I don't have personal experience but from a quick google it looks like default setup is to accept connections on localhost only [0], and there's a default user without capability to run SQL statements. They would have had to open remote connections and enable SQL capability for the default user (it looks like this is the first step to creating other users, the 3rd step is, removing SQL capability for default user.) [1]:

  1. Enable SQL-driven access control and account management for the default user.
  2. Log in to the default user account and create all the required users. Don’t forget to create an administrator account (GRANT ALL ON *.* TO admin_user_account WITH GRANT OPTION).
  3. Restrict permissions for the default user and disable SQL-driven access control and account management for it.
[0] https://chistadata.com/knowledge-base/allow-clickhouse-to-ac...

[1] https://clickhouse.com/docs/en/operations/access-rights

From https://clickhouse.com/docs/en/operations/access-rights#acce...

> By default, the ClickHouse server provides the default user account which is not allowed using SQL-driven access control and account management but has all the rights and permissions. The default user account is used in any cases when the username is not defined, for example, at login from client or in distributed queries

This seems... very antiquated as a default? Clickhouse is relatively modern, first released in 2016, long after people were finding unauthenticated MongoDB servers left and right. Why not design it that starting a server requires at least a user-provided password in a config file? And then, even if that password was shared amongst all DeepSeek devs, at least it wouldn't be publicly accessible.

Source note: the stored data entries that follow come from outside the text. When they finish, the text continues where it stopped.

TALC_D void edge_anchor_search(const AnchorRec* anchors_, int s_) {
  PROF_DECL2;
#ifdef TALC_PROF
  const unsigned long long _pf_a0 = __builtin_amdgcn_s_memrealtime();
#endif
  const DevParams& P = X.P;
  const AnchorRec* anchors = uni_ptr(anchors_);
  const int s = uni(s_);
  const uint32_t K = (uint32_t)uni((int)P.K);
  const uint32_t readLen = (uint32_t)uni((int)X.L), maxInner = (uint32_t)uni((int)P.MAX_INNER_PATHS), CHECK = (uint32_t)uni((int)P.CHECK_INTERVAL);
  const AnchorRec a = uni_anchor(anchors + s);
  const uint32_t whichStart = a.pos;
  uint32_t stepCounter = 0;
  int xdrop = (int)((double)(int)P.CHECK_INTERVAL * P.FAILURE_RATE + 1.0);
  uint32_t gapLen;
  X.refLen = 0;
  X.ref = X.refBuf;
  if (X.dirRight) {
    gapLen = readLen - (whichStart + K);
    X.ref = const_cast<uint8_t*>(X.read) + whichStart;
    X.refLen = readLen - whichStart;
  } else {
    gapLen = whichStart;
    ref_append(whichStart, whichStart + K);
    ref_append(0, whichStart);
  }
  WSYNC();
  const uint32_t PATH_MAXLENGTH = (uint32_t)(int)(1.2 * (double)gapLen + (double)(2 * K));
  if (!pool_shape(PATH_MAXLENGTH)) return;
  PROF_BEGIN2(); init_first_trail(a, anchors + s, false, PATH_MAXLENGTH); PROF_END2(PF_INITTR);
  int nCur = 1;
  int len = (int)K;
  while ((int)(nCur > 0) & (int)((uint32_t)nCur <= maxInner) & (int)((uint32_t)uni((int)stepCounter) < PATH_MAXLENGTH) & (int)(uni((int)X.overflow) == 0)) {
    if (nCur == 1) {
      PROF_BEGIN2();
      const int ff = uni(fast_forward(len, stepCounter, PATH_MAXLENGTH, true));
      len += ff;
      PROF_END2(PF_FFWD);
      if (ff > 0 && ((uint32_t)uni((int)stepCounter) % CHECK == 0)) {
        PROF_BEGIN2();
        nCur = uni(score_edges(X.ia, 1, len, xdrop));
        PROF_END2(PF_STEPE);
        continue;
      }
      if (!((uint32_t)uni((int)stepCounter) < PATH_MAXLENGTH)) break;
    }
    PROF_BEGIN2();
    nCur = uni(step_edge(nCur, len, stepCounter, PATH_MAXLENGTH, xdrop));
    PROF_END2(PF_STEPE);
    ++len;
    if (uni((int)(X.traceSteps)))
      trace_rec(TR_STEP, (int)stepCounter, nCur, X.nEdges, xdrop, 0.0, nullptr, 0, false);
  }
#ifdef TALC_PROF
  if (lane_id() == 0) {
    const unsigned long long dt = __builtin_amdgcn_s_memrealtime() - _pf_a0;
    const int bk = dt < 100000ull ? 0 : dt < 400000ull ? 1 : dt < 1600000ull ? 2 : dt < 6400000ull ? 3 : 4;
    g_prof[PF_EA0 + bk] += 1;
    if (bk == 3) g_prof[PF_EASUM3] += (uint32_t)dt;
    if (bk == 4) g_prof[PF_EASUM4] += (uint32_t)dt;
    g_prof[PF_RANCH] += 1; if ((uint32_t)dt > g_prof[PF_RANCHMAX]) g_prof[PF_RANCHMAX] = (uint32_t)dt;
  }
#endif
}

TALC_DN void edge_anchor_search_task(const AnchorRec* anchors, int s) { edge_anchor_search(anchors, s); }

#define EDGE_BOX_ANCHORS 8
struct EdgeBoxHdr {
  const uint8_t* read; const uint2* cov; const CovWord* covw; double lambda;
  uint32_t L, n, location, dirRight, Ls, Le, Rs, Re, LH, RH, weakLen, limit;
  uint32_t done, first, pad[2];
  AnchorRec anc[EDGE_BOX_ANCHORS];
};
struct EdgeBoxRes { EdgeCand best[2]; uint32_t complex, overflow, redo, pad; };
static_assert(sizeof(EdgeCand) == 48 && sizeof(EdgeBoxRes) == 112 && sizeof(AnchorRec) == 24, "edge box records are moved as dwords");
static_assert(offsetof(EdgeBoxHdr, anc) == 96 && sizeof(EdgeBoxHdr) == 96 + 24 * EDGE_BOX_ANCHORS, "edge box header layout");
static const uint32_t kBoxResOff = 320, kBoxResStride = 128, kBoxSeqOff = kBoxResOff + EDGE_BOX_ANCHORS * kBoxResStride;
__host__ __device__ inline uint64_t edge_box_bytes(uint32_t seqCap) { return (kBoxSeqOff + 2ull * EDGE_BOX_ANCHORS * seqCap + 255ull) / 256ull * 256ull; }

struct EdgeTaskArgs {
  uint8_t* boxes; uint32_t* avail;
  uint32_t seqCap;
  uint32_t minWeak;
  uint32_t heavy, heavyRounds;
  uint32_t lingerMod;
  uint32_t test;
  const uint32_t* autoSwitch;
};
TALC_D uint32_t aload32(const uint32_t* p) { return __hip_atomic_load(p, __ATOMIC_RELAXED, __HIP_MEMORY_SCOPE_AGENT); }
TALC_D void astore32(uint32_t* p, uint32_t v) { __hip_atomic_store(p, v, __ATOMIC_RELAXED, __HIP_MEMORY_SCOPE_AGENT); }
TALC_D uint32_t aadd32(uint32_t* p, uint32_t v) { return __hip_atomic_fetch_add(p, v, __ATOMIC_RELAXED, __HIP_MEMORY_SCOPE_AGENT); }
TALC_D uint32_t axchg32(uint32_t* p, uint32_t v) { return __hip_atomic_exchange(p, v, __ATOMIC_RELAXED, __HIP_MEMORY_SCOPE_AGENT); }
TALC_D void agent_fence() { __builtin_amdgcn_fence(__ATOMIC_SEQ_CST, "agent"); }
TALC_D uint8_t* edge_box(uint32_t slot) { return X.boxes + (uint64_t)slot * X.boxBytes; }
TALC_D uint32_t* edge_box_seq(uint8_t* box, int s, int bi) { return (uint32_t*)(box + kBoxSeqOff + (uint64_t)(2 * s + bi) * X.boxSeqCap); }

TALC_DNC void edge_box_store(uint8_t* box_, int s_, uint32_t complexFlag_) {
  uint8_t* box = uni_ptr(box_); const int s = uni(s_);
  const int l = lane_id();
  LSYNC();
  EdgeBoxRes* st = (EdgeBoxRes*)g_dp;
  const uint32_t cap = (uint32_t)uni((int)X.boxSeqCap);
  const bool tooLong = (X.best2[0].have && X.best2[0].len > cap) || (X.best2[1].have && X.best2[1].len > cap);
  if (l == 0) {
    st->best[0] = X.best2[0]; st->best[1] = X.best2[1];
    st->complex = uni((int)complexFlag_); st->overflow = X.overflow; st->redo = (X.nanSeen != 0u || tooLong) ? 1u : 0u; st->pad = 0;
  }
  LSYNC();
  uint32_t* dst = (uint32_t*)(box + kBoxResOff + (uint32_t)s * kBoxResStride);
  if (l < (int)(sizeof(EdgeBoxRes) / 4)) astore32(dst + l, (uint32_t)g_dp[l]);
  if (!tooLong) {
    for (int bi = 0; bi < 2; ++bi) {
      if (!X.best2[bi].have) continue;
      const uint32_t nw = (X.best2[bi].len + 3u) >> 2;
      const uint32_t* src = (const uint32_t*)uni_ptr(bi == 0 ? X.edgeLong : X.edgeShort);
      uint32_t* q = uni_ptr(edge_box_seq(box, s, bi));
      for (uint32_t i = (uint32_t)l; i < nw; i += 64) astore32(q + i, src[i]);
    }
  }
  LSYNC();
}
TALC_D void edge_box_load(uint8_t* box, int s) {
  const int l = lane_id();
  LSYNC();
  const uint32_t* src = (const uint32_t*)(box + kBoxResOff + (uint32_t)s * kBoxResStride);
  if (l < (int)(sizeof(EdgeBoxRes) / 4)) g_dp[l] = (int)aload32(src + l);
  LSYNC();
}
TALC_D void edge_box_take(uint8_t* box, int s, int bi, uint32_t len) {
  uint32_t* dst = (uint32_t*)uni_ptr(bi == 0 ? X.edgeLong : X.edgeShort);
  const uint32_t* q = uni_ptr(edge_box_seq(box, s, bi));
  const uint32_t nw = (len + 3u) >> 2;
  for (uint32_t i = (uint32_t)lane_id(); i < nw; i += 64) dst[i] = aload32(q + i);
}
TALC_D void edge_box_fold(uint8_t* box, int first, int limit) {
  EdgeCand best0, best1; best0.have = false; best1.have = false;
  int win0 = -1, win1 = -1;
  for (int s = first; s < limit; ++s) {
    edge_box_load(box, s);
    const EdgeBoxRes* r = (const EdgeBoxRes*)g_dp;
    const EdgeCand c0 = r->best[0], c1 = r->best[1];
    if (c0.have && (!best0.have || c0.score > best0.score || (c0.score == best0.score && c0.dist > best0.dist))) { best0 = c0; win0 = s; }
    if (c1.have && (!best1.have || c1.score > best1.score || (c1.score == best1.score && c1.dist > best1.dist))) { best1 = c1; win1 = s; }
  }
  LSYNC();
  X.best2[0] = best0; X.best2[1] = best1;
  if (uni(win0) >= 0) edge_box_take(box, uni(win0), 0, best0.len);
  if (uni(win1) >= 0) edge_box_take(box, uni(win1), 1, best1.len);
  WSYNC();
}

TALC_D bool queue_is_dry() {
  uint32_t v = 0;
  if (lane_id() == 0) v = aload32(X.qwords);
  return (uint32_t)uni((int)v) >= X.nWork;
}

TALC_D int edge_ctx_load(uint8_t* box) {
  const int l = lane_id();
  const uint32_t* box32 = (const uint32_t*)box;
  LSYNC();
  if (l < 24) g_dp[l] = (int)aload32(box32 + l);
  LSYNC();
  const EdgeBoxHdr* h = (const EdgeBoxHdr*)g_dp;
  const int limit = uni((int)h->limit);
  X.read = h->read; X.cov = h->cov; X.covw = h->covw; X.lambda = h->lambda; X.L = h->L; X.n = h->n;
  X.location = (int)h->location; X.dirRight = (int)h->dirRight;
  X.Ls = h->Ls; X.Le = h->Le; X.Rs = h->Rs; X.Re = h->Re; X.LH = h->LH; X.RH = h->RH; X.weakLen = h->weakLen;
  X.ffPopped = false; X.tracing = false; X.traceSteps = false;
  X.nAncL = X.dirRight ? limit : 0; X.nAncR = X.dirRight ? 0 : limit;
  LSYNC();
  return limit;
}

TALC_DNC bool edge_task_steal(int tries);

TALC_DNC int edge_anchors_as_tasks(const AnchorRec* anchors_, int s0_, int limit_) {
  const AnchorRec* anchors = uni_ptr(anchors_);
  const int s0 = uni(s0_), limit = uni(limit_);
  const int l = lane_id();
  const uint32_t me = (uint32_t)uni((int)X.mySlot);
  uint8_t* box = uni_ptr(edge_box(me));
  uint32_t* box32 = (uint32_t*)box;
  uint32_t* done = box32 + offsetof(EdgeBoxHdr, done) / 4;
  const int first = s0 > 0 ? s0 - 1 : s0;
  if (s0 > 0) {
    const uint32_t cap = (uint32_t)uni((int)X.boxSeqCap);
    if ((X.best2[0].have && X.best2[0].len > cap) || (X.best2[1].have && X.best2[1].len > cap)) return 0;
    edge_box_store(box, s0 - 1, 0u);
  }
  LSYNC();
  {
    EdgeBoxHdr* h = (EdgeBoxHdr*)g_dp;
    if (l == 0) {
      h->read = X.read; h->cov = X.cov; h->covw = X.covw; h->lambda = X.lambda;
      h->L = X.L; h->n = X.n; h->location = (uint32_t)X.location; h->dirRight = (uint32_t)X.dirRight;
      h->Ls = X.Ls; h->Le = X.Le; h->Rs = X.Rs; h->Re = X.Re; h->LH = X.LH; h->RH = X.RH; h->weakLen = X.weakLen; h->limit = (uint32_t)limit;
      h->done = 0; h->first = (uint32_t)s0; h->pad[0] = 0; h->pad[1] = 0;
    }
    LSYNC();
    if (l < 24) astore32(box32 + l, (uint32_t)g_dp[l]);
    for (int i = l; i < 6 * limit; i += 64) astore32(box32 + 24 + i, ((const uint32_t*)anchors)[i]);
    LSYNC();
  }
  agent_fence();
  const uint32_t nTasks = (uint32_t)(limit - s0);
  if (l == 0) { aadd32(X.qwords + kQueueOpen, nTasks); (void)axchg32(X.avail + me, nTasks); }
  PROF_COUNT(PF_TPUB, 1);
  uint32_t nMine = 0;
  while (true) {
    int old = 0;
    if (l == 0) old = (int)aadd32(X.avail + me, 0xFFFFFFFFu);
    old = uni(old);
    if (old <= 0) break;
    if (l == 0) (void)aadd32(X.qwords + kQueueOpen, 0xFFFFFFFFu);
    ++nMine;
    PROF_COUNT(PF_TOWN, 1);
    const int s = limit - old;
    X.best2[0].have = false; X.best2[1].have = false; X.nanSeen = 0u;
    edge_anchor_search_task(anchors, s);
    edge_box_store(box, s, 0u);
    if (uni((int)X.overflow)) break;
  }
  int rest = 0;
  if (l == 0) { rest = (int)axchg32(X.avail + me, 0u); if (rest < 0) rest = 0; if (rest > 0) (void)aadd32(X.qwords + kQueueOpen, (uint32_t)(-rest)); }
  rest = uni(rest);
  const uint32_t expected = nTasks - (uint32_t)rest - nMine;
  PROF_COUNT(PF_TSTOLEN, expected);
  {
    PROF_DECL; PROF_BEGIN();
    if (l == 0) { while (aload32(done) < expected) __builtin_amdgcn_s_sleep(32); }
    WSYNC();
    PROF_END(PF_TWAIT);
  }
  agent_fence();
  if (uni((int)X.overflow)) return 0;
  uint32_t ovf = 0, redo = 0, cx = 0;
  for (int s = s0; s < limit; ++s) {
    edge_box_load(box, s);
    const EdgeBoxRes* r = (const EdgeBoxRes*)g_dp;
    ovf |= r->overflow; redo |= r->redo; cx |= r->complex;
  }
  LSYNC();
  if (uni((int)ovf)) { X.overflow |= (uint32_t)uni((int)ovf); return 0; }
  if (uni((int)redo)) {
    edge_box_fold(box, first, s0);
    return 0;
  }
  if (uni((int)cx)) X.complexRegion = true;
  edge_box_fold(box, first, limit);
  return 1;
}

TALC_DNC void edge_task_run(uint32_t victim_, int old_) {
  PROF_DECL2;
  PROF_BEGIN2();
  const int l = lane_id();
  const int old = uni(old_);
  agent_fence();
  uint8_t* box = uni_ptr(edge_box((uint32_t)uni((int)victim_)));
  uint32_t* box32 = (uint32_t*)box;
  const int limit = edge_ctx_load(box), s = limit - old;
  X.headCov = nullptr;
  X.cells = 0; X.steps = 0; X.overflow = 0; X.complexRegion = false;
  X.nanSeen = 0u; X.nEdges = 0;
  AnchorRec* mine = uni_ptr(X.dirRight ? X.ancL : X.ancR);
  if (s >= 0 && s < limit && limit <= EDGE_BOX_ANCHORS) {
    if (l < 6) ((uint32_t*)(mine + s))[l] = aload32(box32 + 24 + 6 * s + l);
    WSYNC();
    X.best2[0].have = false; X.best2[1].have = false;
    edge_anchor_search_task(mine, s);
    if (X.taskTest) X.nanSeen = 1u;
    edge_box_store(box, s, X.complexRegion ? 1u : 0u);
  }
  agent_fence();
  if (l == 0) (void)aadd32(box32 + offsetof(EdgeBoxHdr, done) / 4, 1u);
  PROF_END2(PF_TRUN);
}

TALC_DNC bool edge_task_steal(int tries_) {
  const int l = lane_id();
  const int tries = uni(tries_);
  const uint32_t nS = (uint32_t)uni((int)X.nSlots), me = (uint32_t)uni((int)X.mySlot);
  {
    int open = 0;
    if (l == 0) open = (int)aload32(X.qwords + kQueueOpen);
    if (uni(open) <= 0) return false;
  }
  const uint32_t nWin = (nS + 63u) >> 6;
  for (int k = 0; k < tries; ++k) {
    X.stealSeq += 1u;
    const uint32_t win = (me * 2654435761u + X.stealSeq * 40503u) % nWin;
    const uint32_t i = win * 64u + (uint32_t)l;
    const int v = (i < nS && i != me) ? (int)aload32(X.avail + i) : 0;
    unsigned long long m = ballot64(v > 0);
    while (m != 0ull) {
      const int src = (int)__builtin_ctzll(m);
      m &= m - 1ull;
      const uint32_t victim = (uint32_t)__shfl((int)i, src);
      int old = 0;
      if (l == 0) old = (int)aadd32(X.avail + victim, 0xFFFFFFFFu);
      old = uni(old);
      if (old > 0) {
        if (l == 0) (void)aadd32(X.qwords + kQueueOpen, 0xFFFFFFFFu);
        edge_task_run(victim, old);
        return true;
      }
    }
  }
  return false;
}

TALC_DNC void edge_between_reads() {
  if (!X.holding) { X.holding = 1u; return; }
  if (lane_id() == 0) (void)aadd32(X.qwords + kQueueFinished, 1u);
  while (edge_task_steal(1)) { X.moreCells += X.cells; X.moreSteps += X.steps; }
}
TALC_DNC unsigned long long edge_linger(uint32_t n_work_) {
  const uint32_t n_work = (uint32_t)uni((int)n_work_);
  const int l = lane_id();
  unsigned long long idle = 0;
  while (true) {
    WSYNC();
    if (edge_task_steal(8)) { X.moreCells += X.cells; X.moreSteps += X.steps; continue; }
    uint32_t fin = 0;
    if (l == 0) fin = aload32(X.qwords + kQueueFinished);
    if ((uint32_t)uni((int)fin) >= n_work) break;
    const unsigned long long t0 = __builtin_amdgcn_s_memrealtime();
    for (int i = 0; i < 4; ++i) __builtin_amdgcn_s_sleep(127);
    idle += __builtin_amdgcn_s_memrealtime() - t0;
  }
  return idle;
}

TALC_DN bool search_edge(uint32_t& weakOutOff, uint32_t& weakOutLen, uint32_t& weakUsed) {
  const DevParams& P = X.P;
  const AnchorRec* anchors = uni_ptr(X.dirRight ? X.ancL : X.ancR);
  const int nAnch = uni(X.dirRight ? X.nAncL : X.nAncR);
  const int limit = min(nAnch, uni((int)P.MAX_START_ANCHORS));
  X.best2[0].have = false; X.best2[1].have = false; X.nEdges = 0; X.nanSeen = 0u;
  bool mayPublish = (X.boxes != nullptr) && limit <= EDGE_BOX_ANCHORS && !X.tracing && X.weakLen >= X.taskMinWeak;
  for (int s = 0; s < limit; ++s) {
    if (uni((int)mayPublish) && limit - s >= 2 && ((X.weakLen >= X.taskHeavy && X.qi < X.heavyUpTo) || queue_is_dry())) {
      const int folded = uni(edge_anchors_as_tasks(anchors, s, limit));
      if (X.overflow) return false;
      if (folded) break;
      mayPublish = false;
    }
    edge_anchor_search(anchors, s);
    if (X.overflow) return false;
  }
  bool found = false;
  if (X.best2[1].have || X.best2[0].have) {
    const int wi = X.best2[0].have ? 0 : 1;
    const EdgeCand w = X.best2[wi];
    const uint8_t* wseq = (wi == 0) ? X.edgeLong : X.edgeShort;
    const double diff = (double)X.weakLen - (double)w.len;
    double minScore;
    if ((X.weakLen >= 300) || X.complexRegion) minScore = fmax(0.75, P.MIN_BORDER);
    else minScore = P.MIN_BORDER;
    if (((diff < X.weakLen * 0.05) || ((X.weakLen < 6) & (w.len < 6))) & (w.idscore >= minScore)) {
      found = true;
      if (weakUsed + w.len > X.C.weakPool) { X.overflow |= OVF_WEAKPOOL; return false; }
      if (w.len) copy_bytes(X.weak + weakUsed, wseq, w.len, !X.dirRight);
      weakOutOff = weakUsed; weakOutLen = w.len;
      weakUsed += w.len;
      if (X.location == LOC_TAIL) X.Le = w.lanc; else X.Rs = w.ranc;
      WSYNC();
    }
  }
  return found;
}

TALC_DNC void trace_search_cold() {
  if (!X.tracing) return;
  const int locRef = X.location == LOC_HEAD ? 0 : X.location == LOC_INNER ? 1 : 2;
  const int nL = (X.location == LOC_HEAD) ? 0 : X.nAncL, nR = (X.location == LOC_TAIL) ? 0 : X.nAncR;
  trace_rec(TR_SEARCH, locRef, X.dirRight, nL, nR, 0.0, nullptr, 0, false);
  const int K = (int)X.P.K;
  for (int i = 0; i < nL; ++i) trace_rec(TR_ANCHOR, 0, (int)X.ancL[i].pos, (int)X.ancL[i].count, 0, 0.0, X.read + X.ancL[i].pos, K, false);
  for (int i = 0; i < nR; ++i) trace_rec(TR_ANCHOR, 1, (int)X.ancR[i].pos, (int)X.ancR[i].count, 0, 0.0, X.read + X.ancR[i].pos, K, false);
}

I imagine it wouldn't necessarily require their opening of remote connections, just a misconfigured reverse proxy.
when deployed to kubernetes you will have to open up to remote conns (thats how they were using it)
I suspect this is a docker container hijacking host firewall rules which is a common pitfall. Of course there should be an ingress and others, but it is also common to roll out a VPS in a hurry. No bad intentions from any side, just lack of practice.